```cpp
int coarse(gsmcal_ctx* c, int S, const cplx* d_dec, long stride, long len, int dec_ratio, int fine_setup_ov,
           bool mean_corr = false, long n0 = 0, int front_decim = 64, const ScanAccept* accept = nullptr, bool allow_inline = true) {
    CoarseArgs a;
    memset(&a, 0, sizeof(a));
    if (accept) { a.accept = *accept; a.P = dev_params(c); }
    if (mean_corr) {
        a.mean_corr = 1;
        a.partial = (const unsigned long long*)c->cur->partial.p;
        a.npartial = c->cur->npartial;
        a.n0 = n0;
        double cs = 0.0;
        for (double v : c->h_coef) cs += v;
        a.csum_all = cs;
        const int ntaps = (int)c->h_coef.size();
        const int n_head = ntaps > 1 ? (ntaps - 1 + front_decim - 1) / front_decim : 1;
        if ((int)c->h_head.size() != n_head || c->head_epoch != c->coef_epoch) { c->err = "coarse(): csum_head not prepared"; return GSMCAL_E_ARG; }
        a.csum_head = (const double*)c->csum_head.p;
        a.n_head = n_head;
    }
    a.s = d_dec; a.s_stride = stride; a.len = len; a.decimation_ratio = dec_ratio; a.mode = 0;
    a.th0 = c->params.coarse_th_db; a.min_hits = c->params.min_hits;
    a.fine_setup_ov = fine_setup_ov;
    const int fft_len = 1 << (int)floor(log2(148.0 / (double)dec_ratio));
    const long n_first = (long)ceil(23.0 * 1250.0 / (double)dec_ratio);
    const long nwin = n_first - (fft_len - 1);
    a.g_fft_len = fft_len; a.g_n_first = n_first;
    const size_t lds = coarse_scan_lds(n_first, 10 * fft_len);
    if (lds > 159 * 1024 || nwin < 1) return GSMCAL_E_UNSUPPORTED;
    long ntab = nwin;
    unsigned sblocks = (unsigned)((nwin + 255) / 256);
    if (fft_len == 16 && 2 * S <= c->n_cu && c->snr_full && !c->no_fuse_now && len - (fft_len - 1) > nwin) {
        ntab = len - (fft_len - 1);
        a.snr_nwin = ntab;
        a.snr_screen_db = c->snr_screen_db;
        {
            const double rho = pow(10.0, a.snr_screen_db / 10.0);
            const double gx = (0.9238795325112867 * rho - 1.0) / (rho + 1.0);
            a.snr_gx2 = gx > 0.0 ? gx * gx * (1.0 - 1e-9) : 0.0;
        }
        const long rest = ntab - nwin;
        if ((rest + sblocks - 1) / sblocks > CS_TILE - 3) sblocks = (unsigned)((rest + CS_TILE - 4) / (CS_TILE - 3));
        a.snr_tile = (int)((((rest + sblocks - 1) / sblocks) + 3) & ~3L);
    }
    const bool refg = dec_ratio == 8 && fft_len == 16 && n_first == 3594;
    if (allow_inline && refg && a.snr_nwin == 0 && c->snr_inline_min > 0 && S >= c->snr_inline_min) {
// ... 318 lines not shown
```

### multi-rtl-sdr-calibration_amd/csrc/kernels_detect.h

```cpp
#pragma once
#include "state.h"
#include "kernels_frontend.h"

__device__ __forceinline__ constexpr int fft16_rev(int k) { return ((k & 1) << 3) | ((k & 2) << 1) | ((k & 4) >> 1) | ((k & 8) >> 3); }
__device__ __forceinline__ void fft16(cplx* x) {
    const double c1 = 0.92387953251128673848, s1 = 0.38268343236508978178;
    const double r2 = 0.70710678118654752440;
    const cplx w16[8] = {{1.0, 0.0}, {c1, -s1}, {r2, -r2}, {s1, -c1}, {0.0, -1.0}, {-s1, -c1}, {-r2, -r2}, {-c1, -s1}};
#pragma unroll
    for (int len = 16; len >= 2; len >>= 1) {
        const int half = len >> 1, step = 16 / len;
#pragma unroll
        for (int i = 0; i < 16; i += len) {
#pragma unroll
            for (int j = 0; j < half; ++j) {
                const cplx u = x[i + j], v = x[i + j + half];
                x[i + j] = make_double2(u.x + v.x, u.y + v.y);
                const cplx d = make_double2(u.x - v.x, u.y - v.y);
                const int t = j * step;
                if (t == 0) x[i + j + half] = d;
                else if (t == 4) x[i + j + half] = make_double2(d.y, -d.x);
                else x[i + j + half] = cmul(d, w16[t]);
            }
        }
    }
}

template <int L>
__device__ __forceinline__ double snr_from_power(const double (&P)[L], double floor2 = -1.0) {
    double pm = P[L - 1], pc = P[0], pp = P[1 % L];
#pragma unroll
    for (int k = 1; k < L; ++k) {
        const bool h = P[k] > pc;
        pm = h ? P[k - 1] : pm;
        pp = h ? P[(k + 1) % L] : pp;
        pc = h ? P[k] : pc;
    }
    double sig = pm + pc;
    sig = sig + pp;
    double tot = 0.0;
#pragma unroll
    for (int k = 0; k < L; ++k) tot += P[k];
    const double noise = tot - sig;
    if (tot <= floor2) return __longlong_as_double(0x7ff8000000000000LL);
    return 10.0 * log10(sig / noise);
}

struct DecView {
    const cplx* s;
    double cr, ci;
    double mr, mi;
    const double* head;
    int n_head;
    double floor2;
};
__device__ __forceinline__ cplx dv_fix(const DecView& v, cplx x, long j) {
    if (j < v.n_head) { const double h = v.head[j]; return make_double2(x.x - v.mr * h, x.y - v.mi * h); }
    return make_double2(x.x - v.cr, x.y - v.ci);
}
__device__ __forceinline__ cplx dv_load(const DecView& v, long j) {
    const cplx x = v.s[j];
    if (j < v.n_head) { const double h = v.head[j]; return make_double2(x.x - v.mr * h, x.y - v.mi * h); }
    return make_double2(x.x - v.cr, x.y - v.ci);
}

// ... 68 lines not shown
struct ScanAccept {
    double* snr_numhit; double* positions; double* pos_snr; int* counts;
};
struct CoarseArgs {
    const cplx* s; long s_stride; long len;
    int decimation_ratio;
    int mode;
    int mv_len, fft_len; double th;
    long t_lo, t_hi; double avg_snr;
    double* snr_g; long snr_stride;
    long snr_nwin;
    ScanAccept accept; DevParams P;
    double snr_screen_db;
    int snr_tile;
    int fine_setup_ov;
    double csum_all;
    const double* csum_head; int n_head;
    int mean_corr;
    double th0; int min_hits;
    const unsigned long long* partial;
    int npartial; long n0;
    double snr_gx2;
    int g_fft_len; long g_n_first;
};
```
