def s32_from_f32(x: torch.Tensor, groups: int = -1) -> torch.Tensor:
    b, c, h, w = x.shape
    g = (c + 31) // 32 if groups < 0 else groups
    v = torch.zeros((b, h, w, g * 32), device=x.device, dtype=torch.float32)
    v[..., :c] = x.permute(0, 2, 3, 1)
    hi = v.half()
    lo = (v - hi.float()).half()
    return torch.stack([hi.view(b, h, w, g, 32), lo.view(b, h, w, g, 32)], dim=4).contiguous()


def s32_to_f32(t: torch.Tensor, channels: int = -1) -> torch.Tensor:
    b, h, w, g = t.shape[:4]
    v = (t[:, :, :, :, 0].float() + t[:, :, :, :, 1].float()).reshape(b, h, w, g * 32)
    c = g * 32 if channels < 0 else channels
    return v[..., :c].permute(0, 3, 1, 2).contiguous()


class ConvWeights:

    __slots__ = ("pack", "wscale", "bias", "n", "n_pad", "kh", "kw", "kg", "layout", "cin", "_frag")

    def __init__(self, weight: torch.Tensor, bias, n_pad: int, patches: bool = False):
        w = weight.detach().float()
        if patches:
            n, c, kh, kw = w.shape
            w = w.permute(0, 2, 3, 1).reshape(n, kh * kw * c, 1, 1)
        n, c, kh, kw = w.shape
        if n_pad < n:
            raise RuntimeError("ConvWeights: n_pad < out channels")
        amax = w.abs().amax(dim=(1, 2, 3))
        e = torch.where(amax > 0, torch.ceil(torch.log2(amax)), torch.zeros_like(amax)).clamp(-100, 100)
        scale = torch.exp2(14.0 - e)
        ws = w * scale.view(-1, 1, 1, 1)
        kg = (c + 31) // 32
        t = kh * kw
        full = torch.zeros((n_pad, kg * 32, t), device=w.device, dtype=torch.float32)
        full[:n, :c] = ws.reshape(n, c, t)
        full = full.view(n_pad, kg, 32, t).permute(1, 3, 0, 2).contiguous()
        hi = full.half()
        lo = (full - hi.float()).half()
        self.pack = torch.stack([hi, lo], dim=3).contiguous()
        inv = torch.ones(n_pad, device=w.device, dtype=torch.float32)
        inv[:n] = 1.0 / scale
        self.wscale = inv
        self.bias = None if bias is None else bias.detach().float().contiguous()
        self.n, self.n_pad, self.kh, self.kw, self.kg = n, n_pad, kh, kw, kg
        self.cin = c
        self.layout = "conv"
        self._frag = None
        if t > 1 and n_pad % 32 == 0:
            self.frag()

    def frag(self) -> torch.Tensor:
        if self._frag is None:
            if self.layout != "conv" or self.n_pad % 32:
                raise RuntimeError("ConvWeights.frag: needs a conv-layout pack with n_pad a multiple of 32")
            kg, t = self.pack.shape[:2]
            f = self.pack.reshape(kg, t, self.n_pad // 32, 32, 2, 2, 2, 8)
            self._frag = f.permute(0, 1, 2, 5, 4, 6, 3, 7).contiguous()
        return self._frag


def convc1_level_weights(conv: torch.nn.Conv2d, num_levels: int, radius: int) -> "ConvWeights":
    kk = (2 * radius + 1) ** 2
    g = (kk + 31) // 32
    w = conv.weight.detach().float()
    if tuple(w.shape[1:]) != (num_levels * kk, 1, 1):
        raise RuntimeError(f"convc1_level_weights: expected a 1x1 conv over {num_levels * kk} channels, got {tuple(w.shape)}")
    wp = w.new_zeros((w.shape[0], num_levels * g * 32, 1, 1))
    for l in range(num_levels):
        wp[:, l * g * 32 : l * g * 32 + kk] = w[:, l * kk : (l + 1) * kk]
    cw = ConvWeights(wp, conv.bias, w.shape[0])
    lg = cw.pack.shape[0]
    frag = cw.pack.reshape(lg, 4, 2, 32, 2, 2, 2, 8)
    cw.pack = frag.permute(0, 1, 2, 5, 4, 6, 3, 7).contiguous()
    cw.layout = "convc1_frag"
    cw.cin = num_levels * kk
    return cw


def corr_lookup_convc1(pyr: "TiledPyramid", coords: torch.Tensor, radius: int, cw: "ConvWeights", y: "S32Slice") -> None:
    what = "corr_lookup_convc1"
    co = _gpu_f32(coords, "coords", what)
    b, two, h, w = co.shape
    if two != 2 or b * h * w != pyr.queries:
        raise RuntimeError(f"{what}: coords (B, 2, H, W) must cover the pyramid's {pyr.queries} queries")
    kk = (2 * radius + 1) ** 2
    if (cw.layout != "convc1_frag" or cw.n != 256 or cw.n_pad != 256 or cw.kh * cw.kw != 1
            or cw.kg != len(pyr.levels) * ((kk + 31) // 32)):
        raise RuntimeError(f"{what}: weights must be convc1_level_weights of this pyramid / radius")
    if y.ng != 8 or y.bhw != (b, h, w) or y.device != co.device:
        raise RuntimeError(f"{what}: destination must be an 8-group S32 slice of shape ({b}, {h}, {w})")
    n = len(pyr.levels)
    ptrs = (ctypes.c_void_p * MAX_LEVELS)(*[t.data_ptr() for t in pyr.levels])
    hs = (ctypes.c_int * MAX_LEVELS)(*[d[0] for d in pyr.dims])
    ws = (ctypes.c_int * MAX_LEVELS)(*[d[1] for d in pyr.dims])
    if _flops is not None:
        _count(3 * 2 * b * h * w * 256 * cw.kg * 32, 2 * b * h * w * 256 * cw.cin)
    with torch.cuda.device(co.device), _Timed(what, co.device):
        _check(
            load().oflow_corr_lookup_convc1_s32(
                ptrs, hs, ws, n, co.data_ptr(), b, h, w, int(radius), cw.pack.data_ptr(), cw.wscale.data_ptr(),
                cw.bias.data_ptr() if cw.bias is not None else None, y.ptr, y.ps, _stream(co.device),
            ),
            what,
        )


def conv_tiles(h: int, w: int) -> int:
    return ((h + 3) // 4) * ((w + 31) // 32)


def _conv_desc(x, cw: ConvWeights, block_n: int) -> ConvS32Desc:
    b, h, w = x.bhw
    return ConvS32Desc(
        struct_size=ctypes.sizeof(ConvS32Desc), in_format=getattr(x, "in_format", 0), in_groups=cw.kg, d_x=x.ptr,
        x_pixel_stride=x.ps, d_wpack=cw.pack.data_ptr(), d_wscale=cw.wscale.data_ptr(),
        d_bias=cw.bias.data_ptr() if cw.bias is not None else None, n_pad=cw.n_pad, N=cw.n, B=b, H=h, W=w, kh=cw.kh,
        kw=cw.kw, block_n=int(block_n),
    )


def conv_s32(x: S32Slice, cw: ConvWeights, block_n: int, act: str = "none", out_scale: float = 1.0, y0=None, y1=None,
             f32=None, f32_accumulate: bool = False, epilogue: int = 0, gru_h=None, gru_z=None, nhwc=None, stats=None,
             res=None, res_act: str = "none", s2d: bool = False, addend=None) -> None:
    what = "conv_s32"
    if CHECK_RANGE:
        _range_check(x, f"{what} {cw.kh}x{cw.kw}")
    if x.ng != cw.kg:
        raise RuntimeError(f"{what}: input has {x.ng} groups, weights expect {cw.kg}")
    b, h, w = x.bhw
    d = _conv_desc(x, cw, block_n)
    d.epilogue, d.activation, d.res_activation, d.s2d = int(epilogue), ACT[act], ACT[res_act], int(bool(s2d))
    d.out_scale = float(out_scale)
    hw_out = (h // 2, w // 2) if s2d else (h, w)
    for dst in (y0, y1):
        if dst is not None and (tuple(dst.t.shape[:3]) != (b, *hw_out) or dst.t.device != x.device):
            raise RuntimeError(f"{what}: destination shape/device mismatch")
    if y0 is not None:
        d.d_y0, d.y0_pixel_stride = y0.ptr, y0.ps
    if y1 is not None:
        d.d_y1, d.y1_pixel_stride = y1.ptr, y1.ps
    if res is not None:
        if tuple(res.t.shape[:3]) != (b, h, w) or res.ng * 32 < cw.n:
            raise RuntimeError(f"{what}: residual shape mismatch")
        d.d_res, d.res_pixel_stride = res.ptr, res.ps
    if f32 is not None:
        if f32.dtype != torch.float32 or f32.dim() != 4 or tuple(f32.shape[2:]) != (h, w) or f32.shape[0] != b:
            raise RuntimeError(f"{what}: fp32 destination must be (B, C, H, W) fp32")
        if f32.stride(3) != 1 or f32.stride(2) != w or f32.shape[1] < cw.n and epilogue == 0:
            raise RuntimeError(f"{what}: fp32 destination planes must be contiguous with >= N channels")
        d.d_f32, d.f32_batch_stride, d.f32_channel_stride = f32.data_ptr(), f32.stride(0), f32.stride(1)
        d.f32_accumulate = int(bool(f32_accumulate))
    if nhwc is not None:
        if nhwc.dtype != torch.float32 or not nhwc.is_contiguous() or nhwc.numel() != b * h * w * cw.n:
            raise RuntimeError(f"{what}: nhwc destination must be contiguous fp32 [P, {cw.n}]")
        d.d_nhwc, d.nhwc_pixel_stride = nhwc.data_ptr(), cw.n
    if stats is not None:
        if stats.dtype != torch.float32 or stats.numel() < b * conv_tiles(h, w) * cw.n_pad * 3:
            raise RuntimeError(f"{what}: stats partials buffer too small")
        d.d_stats = stats.data_ptr()
    if epilogue:
        gch = cw.n // 2 if epilogue == 1 else cw.n
        for tt in (gru_h, gru_z):
            if tt is None or tt.dtype != torch.float32 or not tt.is_contiguous() or tt.numel() != b * h * w * gch:
                raise RuntimeError(f"{what}: GRU state tensors must be contiguous fp32 [P, {gch}]")
        d.d_gru_h, d.d_gru_z, d.gru_channels = gru_h.data_ptr(), gru_z.data_ptr(), gch
    if addend is not None:
        if (not epilogue or addend.dtype != torch.float32 or addend.dim() != 2 or addend.stride(1) != 1
                or addend.shape[0] != b * h * w or addend.shape[1] < cw.n or addend.stride(0) % 4
                or addend.data_ptr() % 16 or addend.device != x.device):
            raise RuntimeError(f"{what}: addend must be a GRU-epilogue fp32 [P, >= {cw.n}] view with 16-B aligned rows")
        d.d_addend, d.addend_pixel_stride = addend.data_ptr(), addend.stride(0)
    if d.in_format == NhwcNormIn.in_format:
        d.d_in_scale, d.d_in_shift = x.scale.data_ptr(), x.shift.data_ptr()
    if (CONV_BREG and (d.block_n == 128 or (CONV_BREG64 and d.block_n == 64) or (CONV_BREG32 and d.block_n == 32))
            and cw.kh * cw.kw > 1 and d.in_format == 0 and cw.layout == "conv"):
        d.d_wfrag = cw.frag().data_ptr()
    if _flops is not None:
        taps, p_out = cw.kh * cw.kw, b * h * w
        n_exec = -(-cw.n_pad // d.block_n) * d.block_n
        _count(3 * 2 * p_out * n_exec * cw.kg * 32 * taps, 2 * p_out * cw.n * cw.cin * taps)
    with torch.cuda.device(x.device), _Timed(f"conv{cw.kh}x{cw.kw}", x.device):
        _check(load().oflow_conv_s32(ctypes.byref(d), _stream(x.device)), what)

* TASK STATEMENT *
The string "unsigned" may occur in the listing; show every line where it does.

* RESULT OF THIS EXERCISE *
        a.partial = (const unsigned long long*)c->cur->partial.p;
    unsigned sblocks = (unsigned)((nwin + 255) / 256);
        if ((rest + sblocks - 1) / sblocks > CS_TILE - 3) sblocks = (unsigned)((rest + CS_TILE - 4) / (CS_TILE - 3));
    const unsigned long long* partial;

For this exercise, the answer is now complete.